Every time the sun comes out, the question of whether or not I should show my belly button comes up.
I know until last June, when the resort season (see: Calvin Klein) first remarked they were going to be de rigeur, this query seemed insignificant. I also know that I’ve expounded upon the laminous relationship I, personally, have with my belly button (both via my dumb-ass book and a past-season post) but I think I’ll say it once more, just for posterity: I have, for the longest time, wanted to be the kind of girl who wears baby tees a la Jenny McCarthy circa Singled Out (please don’t judge me for being able to earnestly cite her as a childhood style icon).
This is, no doubt, a hankering that has been perpetuated by my mother’s disabling me from participating in one of the only trends that could have actually rendered me cool in 1994.
Granted, I was five, and double granted, I was doughy, but in 2014, at 25, it’s not like I’m not doughy. I’m just also not not doughy. And I haven’t stopped wondering about my belly button. My mom said I would, but guess what?

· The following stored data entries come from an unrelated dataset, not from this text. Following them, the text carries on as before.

# arendu-zz/MacaronicUserModeling

Hardware: AMD Instinct MI355X
Metric: LBP sweep iters/sec (whole node), batch=8192 graphs |X|=64 (higher is better)
Workload: dtype f64

## Files before the change

### macaronicusermodeling_amd/csrc/mlbp_lean.hip

```cpp
#include <hip/hip_runtime.h>

#include <vector>

#include "mlbp_device.h"
#include "mlbp_internal.h"

using mlbp::fail;
using namespace mlbp_dev;

namespace {

constexpr int WG = 256;

typedef double nt_d2 __attribute__((ext_vector_type(2)));
#define NT_LOAD2(p) ([&] { const nt_d2 v_ = __builtin_nontemporal_load(reinterpret_cast<const nt_d2*>(p)); return make_double2(v_.x, v_.y); }())

constexpr int GROUP_WORDS = 48;
using mlbp::UOP_VAR; using mlbp::UOP_MT; using mlbp::UOP_PSLOT_SHIFT; using mlbp::UOP_NOP; using mlbp::UOP_STORE_VF;
using mlbp::UOP_NSRC_SHIFT; using mlbp::UOP_CARRY_IN; using mlbp::UOP_CARRY_OUT;

struct LeanDev {
  const int32_t* image;
  const int32_t* readout;
  uint8_t* bail;
  int32_t n_bundles, HL, n_cprod, WL, n_ext, init, dense, keep;
};

__device__ __forceinline__ double swapadd16(double a, double b) {
  auto lo = __builtin_amdgcn_permlane16_swap((unsigned)__double2loint(a), (unsigned)__double2loint(b), false, false);
  auto hi = __builtin_amdgcn_permlane16_swap((unsigned)__double2hiint(a), (unsigned)__double2hiint(b), false, false);
  return __hiloint2double((int)hi[0], (int)lo[0]) + __hiloint2double((int)hi[1], (int)lo[1]);
}
__device__ __forceinline__ double swapadd32(double a, double b) {
  auto lo = __builtin_amdgcn_permlane32_swap((unsigned)__double2loint(a), (unsigned)__double2loint(b), false, false);
  auto hi = __builtin_amdgcn_permlane32_swap((unsigned)__double2hiint(a), (unsigned)__double2hiint(b), false, false);
  return __hiloint2double((int)hi[0], (int)lo[0]) + __hiloint2double((int)hi[1], (int)lo[1]);
}

__device__ __forceinline__ bool vote_any(bool p, int32_t* votes, int wave, int lane) {
  const int mine = __ballot(p) != 0 ? 1 : 0;
  if (lane == 0) votes[wave] = mine;
  lds_barrier();
  const int4 v = *reinterpret_cast<const int4*>(votes);
  return (v.x | v.y | v.z | v.w) != 0;
}

struct LaneGeo {
  int tm0, tm1;
  int mt;
  int red_tm;
  int red_mt;
  bool up, st_tm, st_mt, wr_tm;
};

__device__ __forceinline__ double2 lds2(const char* p) { return *reinterpret_cast<const double2*>(p); }
__device__ __forceinline__ void mul2(double2& a, const double2 b) { a.x *= b.x; a.y *= b.y; }

struct RegTable {
  const double2 (&T)[4][2];
  __device__ __forceinline__ double2 operator()(int r, int k) const { return T[r][k]; }
};
struct LdsTable {
  const double2* base;
  __device__ __forceinline__ double2 operator()(int r, int k) const { return base[(r * 2 + k) * WG]; }
};

template <bool MT, bool WIDE, typename TB>
__device__ __forceinline__ void contract(const TB T, char* wb, int u0, int s1, int s2, int s3, int s4, int vf,
                                         const LaneGeo& G, char* redA) {
  const int nsrc = (u0 >> UOP_NSRC_SHIFT) & 15;
  const bool has_vf = (u0 & UOP_STORE_VF) != 0;
  if (MT) {
    double2 ma = lds2(wb + s1 + G.mt), mb = lds2(wb + s1 + G.mt + 16);
    {
      const double2 a = lds2(wb + s2 + G.mt), b = lds2(wb + s2 + G.mt + 16);
      mul2(ma, a); mul2(mb, b);
    }
    if (nsrc > 2) {
      if (WIDE) {
        const double2 a2 = lds2(wb + s3 + G.mt), b2 = lds2(wb + s3 + G.mt + 16);
        const double2 a3 = lds2(wb + s4 + G.mt), b3 = lds2(wb + s4 + G.mt + 16);
        mul2(ma, a2); mul2(mb, b2);
        mul2(ma, a3); mul2(mb, b3);
      } else {
        mul2(ma, lds2(wb + s3 + G.mt)); mul2(mb, lds2(wb + s3 + G.mt + 16));
        if (nsrc > 3) { mul2(ma, lds2(wb + s4 + G.mt)); mul2(mb, lds2(wb + s4 + G.mt + 16)); }
      }
    }
    if (has_vf && G.st_mt) {
      *reinterpret_cast<double2*>(wb + vf + G.mt) = ma;
      *reinterpret_cast<double2*>(wb + vf + G.mt + 16) = mb;
    }
    double a00, a01, a10, a11;
    { const double2 t0 = T(0, 0), t1 = T(0, 1); a00 = ma.x * t0.x; a01 = ma.x * t0.y; a10 = ma.x * t1.x; a11 = ma.x * t1.y; }
    { const double2 t0 = T(1, 0), t1 = T(1, 1); a00 += ma.y * t0.x; a01 += ma.y * t0.y; a10 += ma.y * t1.x; a11 += ma.y * t1.y; }
    { const double2 t0 = T(2, 0), t1 = T(2, 1); a00 += mb.x * t0.x; a01 += mb.x * t0.y; a10 += mb.x * t1.x; a11 += mb.x * t1.y; }
    { const double2 t0 = T(3, 0), t1 = T(3, 1); a00 += mb.y * t0.x; a01 += mb.y * t0.y; a10 += mb.y * t1.x; a11 += mb.y * t1.y; }
    a00 += dpp_mov<0x128>(a10);
    a01 += dpp_mov<0x128>(a11);
    *reinterpret_cast<double*>(redA + G.red_mt) = swapadd32(a00, a01);
  } else {
    double2 m0 = lds2(wb + s1 + G.tm0), m1 = lds2(wb + s1 + G.tm1);
    {
      const double2 a = lds2(wb + s2 + G.tm0), b = lds2(wb + s2 + G.tm1);
      mul2(m0, a); mul2(m1, b);
    }
    if (nsrc > 2) {
      if (WIDE) {
        const double2 a2 = lds2(wb + s3 + G.tm0), b2 = lds2(wb + s3 + G.tm1);
        const double2 a3 = lds2(wb + s4 + G.tm0), b3 = lds2(wb + s4 + G.tm1);
        mul2(m0, a2); mul2(m1, b2);
        mul2(m0, a3); mul2(m1, b3);
      } else {
        mul2(m0, lds2(wb + s3 + G.tm0)); mul2(m1, lds2(wb + s3 + G.tm1));
        if (nsrc > 3) { mul2(m0, lds2(wb + s4 + G.tm0)); mul2(m1, lds2(wb + s4 + G.tm1)); }
      }
    }
    if (has_vf && G.st_tm) {
      *reinterpret_cast<double2*>(wb + vf + G.tm0) = m0;
      *reinterpret_cast<double2*>(wb + vf + G.tm1) = m1;
    }
    double v[4];
#pragma unroll
    for (int r = 0; r < 4; ++r) {
      const double2 t0 = T(r, 0), t1 = T(r, 1);
      v[r] = t0.x * m0.x;
      v[r] += t0.y * m0.y;
      v[r] += t1.x * m1.x;
      v[r] += t1.y * m1.y;
    }
    const double u0 = swapadd16(v[0], v[2]), u1 = swapadd16(v[1], v[3]);
    const double keep = G.up ? u1 : u0, send = G.up ? u0 : u1;
    double w = keep + dpp_mov<0x141>(send);
    w += dpp_mov<0xB1>(w);
    w += dpp_mov<0x4E>(w);
    *reinterpret_cast<double*>(redA + G.red_tm) = w;
  }
}
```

No abs, no care. Like, at all.
I feel as comfortable now as I did then letting it run free, this even in spite of a fundamental understanding that Amelia was probably right when she said that the thought of walking around with her “button” showing feels more intimate than going pantsless. I hate pants anyway.
It just presents the question of whether I look flashy or trashy so I’ll let you be the judge and ask one more time: should I show my belly button?
Lint party at my place! BYOMTS. (Text me if you need me to break down that acronym.)